© JUNGE FREIHEIT Verlag GmbH & Co. www.jungefreiheit.de 42/15 / 09. Oktober 2015

Knapp daneben
Der Homo digitalis
Karl Heinzen

Ein neuer Typus von Mensch hat die Bühne der Geschichte betreten, doch seinem Entdecker, dem Bonner Forscher Alexander Markowetz, ist alles andere als feierlich zumute. Der Homo digitalis, so meint der Junior-Professor für Informatik, leide nämlich daran, daß er den Technologien, die doch sein Leben bereichern und erleichtern sollen, wie ein Suchtkranker verfallen ist. 53mal am Tag nimmt er sein Smartphone in die Hand und erliegt der Versuchung, sich durch irgendeine seiner Funktionalitäten ablenken zu lassen. Alle 18 Minuten wird er dadurch aus einer Tätigkeit herausgerissen, auf die er sich eigentlich konzentrieren sollte. Aber auch auf seinem Smartphone bringt er nichts wirklich zu Ende. Wie ein Getriebener springt er zwischen den Anwendungen hin und her. Da er spürt, wie unproduktiv und abhängig er ist, fühlt er sich unglücklich und leer. „Digitaler Burnout“ hat Markowetz das Krankheitsbild getauft und sein Lamento unter diesem Titel in einem Buch zusammengefaßt.

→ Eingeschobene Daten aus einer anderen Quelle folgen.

-template <class Shared>
-__device__ int cl_header_preamble(Shared& sh, uint64_t hbase_bit, uint64_t pos, uint64_t total_bits, int lane, WvHeader& out,
-                                  uint32_t& rel_out)
-{
-    const uint32_t* const W = sh.words;
-    auto get = [&](uint32_t rel, uint32_t n) -> uint32_t {
-        const uint32_t w = rel >> 5;
-        const uint32_t v = __funnelshift_r(W[w], W[w + 1], rel & 31u);
-        return n >= 32 ? v : v & ((1u << n) - 1u);
-    };
-    uint32_t rel = (uint32_t)(pos - hbase_bit);
-    if (pos + 3 > total_bits) return 0;
-    const uint32_t h3 = get(rel, 3);
-    rel += 3;
-    out.status = PNGB200_OK;
-    out.final = (int32_t)(h3 & 1u);
-    out.type = (int32_t)(h3 >> 1);
-    out.stored = 0;
-    out.nlit = out.ndist = 0;
-    if (out.type == 3) return 0;
-    if (out.type == 0) {
-        const uint64_t boundary = (pos + 3 + 7) & ~(uint64_t)7;
-        if (boundary + 32 > total_bits) return 0;
-        const uint32_t v = get((uint32_t)(boundary - hbase_bit), 32);
-        const uint32_t l = v & 0xffffu, m = v >> 16;
-        if (l != (~m & 0xffffu)) return 0;
-        out.stored = l;
-        out.pos = boundary + 32;
-        return 1;
-    }
-    uint8_t* const lens = sh.ser.lens;
-    if (out.type == 1) {
-        for (int k = lane; k < 320; k += 32) lens[k] = k < 144 ? 8 : k < 256 ? 9 : k < 280 ? 7 : k < 288 ? 8 : 5;
-        out.nlit = 288;
-        out.ndist = 32;
-        out.pos = pos + 3;
-        __syncwarp();
-        return 1;
-    }
-    if (pos + 17 > total_bits) return 0;
-    const uint32_t v = get(rel, 14);
-    rel += 14;
-    const int nlit = 257 + (int)(v & 31u), ndist = 1 + (int)((v >> 5) & 31u), nclen = 4 + (int)(v >> 10);
-    if (nlit > 286) return 0;
-    if (lane < 19) lens[lane] = 0;
-    __syncwarp();
-    if (lane < nclen) lens[c_clen_order[lane]] = (uint8_t)get(rel + 3u * (uint32_t)lane, 3);
-    rel += 3u * (uint32_t)nclen;
-    __syncwarp();
-    build_table<META_ROOT, META_CAP>(sh.ser.meta, lens, 19, ALPHA_META, &sh.ser.scratch, lane, 32);
-    if (sh.ser.scratch.status) return 0;
-    __syncwarp();
-    if (rel + CL_HDR_POS + 64 > 32u * WV_HDR_WORDS) return 0;
-    out.nlit = nlit;
-    out.ndist = ndist;
-    rel_out = rel;
-    return 2;
-}
 
 __global__ void __launch_bounds__(WV_THREADS, CL_CTAS_PER_SM) inflate_cells_kernel(WvParams P)
 {
diff --git a/swift-png_b200/csrc/inflate_serial.cuh b/swift-png_b200/csrc/inflate_serial.cuh
--- a/swift-png_b200/csrc/inflate_serial.cuh
+++ b/swift-png_b200/csrc/inflate_serial.cuh
@@ -228,6 +228,18 @@
     else __syncthreads();
     build_table<DIST_ROOT, DIST_CAP>(sh->dist, sh->lens + nlit, ndist, ALPHA_DIST, &sh->scratch, tid, nt);
     if (sh->scratch.status) return fail(r, sh->scratch.status);
+    return PNGB200_OK;
+}
+
+template <class Shared>
+__device__ int build_block_tables_split(Shared* sh, HuffScratch* dscratch, StreamResult* r, int nlit, int ndist, int tid, int nt)
+{
+    const int nl = nt - 64;
+    if (tid < nl) build_table<LIT_ROOT, LIT_CAP>(sh->lit, sh->lens, nlit, ALPHA_LITLEN, &sh->scratch, tid, nl, 1);
+    else build_table<DIST_ROOT, DIST_CAP>(sh->dist, sh->lens + nlit, ndist, ALPHA_DIST, dscratch, tid - nl, 64, 2);
+    __syncthreads();
+    if (sh->scratch.status) return fail(r, sh->scratch.status);
+    if (dscratch->status) return fail(r, dscratch->status);
     return PNGB200_OK;
 }
 
diff --git a/swift-png_b200/csrc/inflate_stream.cuh b/swift-png_b200/csrc/inflate_stream.cuh
--- a/swift-png_b200/csrc/inflate_stream.cuh
+++ b/swift-png_b200/csrc/inflate_stream.cuh
@@ -614,6 +614,194 @@
     return sh.hdr;
 }
 
+constexpr uint32_t CL_HDR_POS = 2240;
+
+struct HdrArea {
+    uint16_t    tab[CL_HDR_POS];
+    uint32_t    pair[CL_HDR_POS];
+    uint32_t    list[320];
+    HuffScratch dscratch;
+    uint32_t    mode, rel, ok, count;
+};
+__device__ __forceinline__ uint32_t hdr_lengths(uint32_t e) { return e >> 8 ? e >> 8 : 1u; }
+__device__ __forceinline__ bool     hdr_is_repeat(uint32_t e) { return (e >> 8) && ((e >> 4) & 15u); }
+__device__ __forceinline__ uint32_t hdr_value(uint32_t e, uint32_t prev)
+{
+    return hdr_is_repeat(e) ? prev : (e >> 8) ? 0u : (e >> 4) & 15u;
+}
+
+template <class Shared>
+__device__ int cl_header_preamble(Shared& sh, uint64_t hbase_bit, uint64_t pos, uint64_t total_bits, int lane, WvHeader& out,
+                                  uint32_t& rel_out)
+{
+    const uint32_t* const W = sh.words;
+    auto get = [&](uint32_t rel, uint32_t n) -> uint32_t {
+        const uint32_t w = rel >> 5;
+        const uint32_t v = __funnelshift_r(W[w], W[w + 1], rel & 31u);
+        return n >= 32 ? v : v & ((1u << n) - 1u);
+    };
+    uint32_t rel = (uint32_t)(pos - hbase_bit);
+    if (pos + 3 > total_bits) return 0;
+    const uint32_t h3 = get(rel, 3);
+    rel += 3;
+    out.status = PNGB200_OK;
+    out.final = (int32_t)(h3 & 1u);
+    out.type = (int32_t)(h3 >> 1);
+    out.stored = 0;
+    out.nlit = out.ndist = 0;
+    if (out.type == 3) return 0;
+    if (out.type == 0) {
+        const uint64_t boundary = (pos + 3 + 7) & ~(uint64_t)7;
+        if (boundary + 32 > total_bits) return 0;
+        const uint32_t v = get((uint32_t)(boundary - hbase_bit), 32);
+        const uint32_t l = v & 0xffffu, m = v >> 16;
+        if (l != (~m & 0xffffu)) return 0;
+        out.stored = l;
+        out.pos = boundary + 32;
+        return 1;
+    }
+    uint8_t* const lens = sh.ser.lens;
+    if (out.type == 1) {
+        for (int k = lane; k < 320; k += 32) lens[k] = k < 144 ? 8 : k < 256 ? 9 : k < 280 ? 7 : k < 288 ? 8 : 5;
+        out.nlit = 288;
+        out.ndist = 32;
+        out.pos = pos + 3;
+        __syncwarp();
+        return 1;
+    }
+    if (pos + 17 > total_bits) return 0;
+    const uint32_t v = get(rel, 14);
+    rel += 14;
+    const int nlit = 257 + (int)(v & 31u), ndist = 1 + (int)((v >> 5) & 31u), nclen = 4 + (int)(v >> 10);
+    if (nlit > 286) return 0;
+    if (lane < 19) lens[lane] = 0;
+    __syncwarp();
+    if (lane < nclen) lens[c_clen_order[lane]] = (uint8_t)get(rel + 3u * (uint32_t)lane, 3);
+    rel += 3u * (uint32_t)nclen;
+    __syncwarp();
+    build_table<META_ROOT, META_CAP>(sh.ser.meta, lens, 19, ALPHA_META, &sh.ser.scratch, lane, 32);
+    if (sh.ser.scratch.status) return 0;
+    __syncwarp();
+    if (rel + CL_HDR_POS + 64 > 32u * WV_HDR_WORDS) return 0;
+    out.nlit = nlit;
+    out.ndist = ndist;
+    rel_out = rel;
+    return 2;
+}
+
+template <class Shared>
+__device__ void cta_code_lengths(Shared& sh, HdrArea& A, const BitReader& br, StreamResult* r, uint64_t hbase)
+{
+    const uint32_t t = threadIdx.x;
+    const uint32_t rel = A.rel;
+    const uint32_t total = (uint32_t)(sh.hdr.nlit + sh.hdr.ndist);
+    const uint32_t* const W = sh.words;
+    for (uint32_t q = t; q < CL_HDR_POS; q += WV_THREADS) {
+        const uint32_t at = rel + q;
+        const uint32_t bits = __funnelshift_r(W[at >> 5], W[(at >> 5) + 1], at & 31u);
+        const uint32_t e = sh.ser.meta[bits & (META_CAP - 1)];
+        uint32_t v = 0;
+        if (!(e & E_SPECIAL)) {
+            const uint32_t len = e & 15u, sym = e >> 16, x = bits >> len;
+            v = sym < 16   ? (len | sym << 4)
+              : sym == 16 ? ((len + 2u) | 1u << 4 | (3u + (x & 3u)) << 8)
+              : sym == 17 ? ((len + 3u) | (3u + (x & 7u)) << 8)
+                          : ((len + 7u) | (11u + (x & 127u)) << 8);
+        }
+        A.tab[q] = (uint16_t)v;
+    }
+    __syncthreads();
+    for (uint32_t q = t; q < CL_HDR_POS; q += WV_THREADS) {
+        const uint32_t e1 = A.tab[q], a1 = e1 & 15u;
+        uint32_t pr = 0;
+        if (a1 && q + a1 < CL_HDR_POS) {
+            const uint32_t e2 = A.tab[q + a1], a2 = e2 & 15u;
+            if (a2) {
+                const bool     def = !hdr_is_repeat(e1) || !hdr_is_repeat(e2);
+                const uint32_t val = !hdr_is_repeat(e2) ? hdr_value(e2, 0) : hdr_value(e1, 0);
+                pr = (a1 + a2) | (hdr_lengths(e1) + hdr_lengths(e2)) << 5 | (uint32_t)def << 14 | val << 15;
+            }
+        }
+        A.pair[q] = pr;
+    }
+    __syncthreads();
+    if (t == 0) {
+        uint32_t p = 0, have = 0, prev = 0, count = 0, ok = 1;
+        while (have < total) {
+            const uint32_t e2 = A.pair[p], e1 = A.tab[p];
+            const uint32_t n2 = (e2 >> 5) & 511u, n1 = hdr_lengths(e1);
+            if ((e1 & 15u) == 0 || (have == 0 && hdr_is_repeat(e1))) { ok = 0; break; }
+            const bool two = e2 != 0 && have + n2 <= total;
+            if (!two && have + n1 > total) { ok = 0; break; }
+            A.list[count++] = have | p << 9 | prev << 21 | (uint32_t)two << 25;
+            if (two) {
+                if ((e2 >> 14) & 1u) prev = (e2 >> 15) & 15u;
+                p += e2 & 31u;
+                have += n2;
+            } else {
+                prev = hdr_value(e1, prev);
+                p += e1 & 15u;
+                have += n1;
+            }
+            if (p >= CL_HDR_POS) { ok = 0; break; }
+        }
+        const uint64_t end = (hbase << 5) + rel + p;
+        if (end > br.total_bits) ok = 0;
+        A.ok = ok;
+        A.count = count;
+        sh.hdr.pos = end;
+    }
+    __syncthreads();
+    if (A.ok) {
+        uint8_t* const lens = sh.ser.lens;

Romantisch die Annahme, die Menschen des vor­digitalen Zeitalters könnten glücklicher gewesen sein.

Anders als die meisten Kulturkritiker, die mit ihren Tiraden nur notdürftig kaschieren, wie sehr sie darunter leiden, von der digitalen Welt abgehängt worden zu sein, kann er sein Urteil immerhin auf eine breite empirische Basis stützen. 300.000 Smartphone-Nutzer haben die an der Universität Bonn zu Forschungszwecken entwickelte App „Menthal“ heruntergeladen, Markowetz konnte die Daten von jedem fünften von ihnen auswerten.

So sauber sein wissenschaftliches Vorgehen ist, so romantisch die unterschwellige Annahme, die Menschen des vordigitalen Zeitalters könnten glücklicher gewesen sein. Eher im Gegenteil. Die Menschen von einst mußten einen großen Teil ihrer kurzen Lebenszeit für Tätigkeiten opfern, die dank moderner Informations- und Kommunikationstechnologien heute in Windeseile erledigt werden. Was in der Welt geschah, bekamen sie nicht mit. Am schlimmsten war, daß sich ihre sozialen Kontakte auf die Menschen in ihrer unmittelbaren Umgebung beschränkten. Wer überlegt, was das für einen selbst bedeuten würde, wird begreifen, warum Alltagsgewalt damals gang und gäbe war.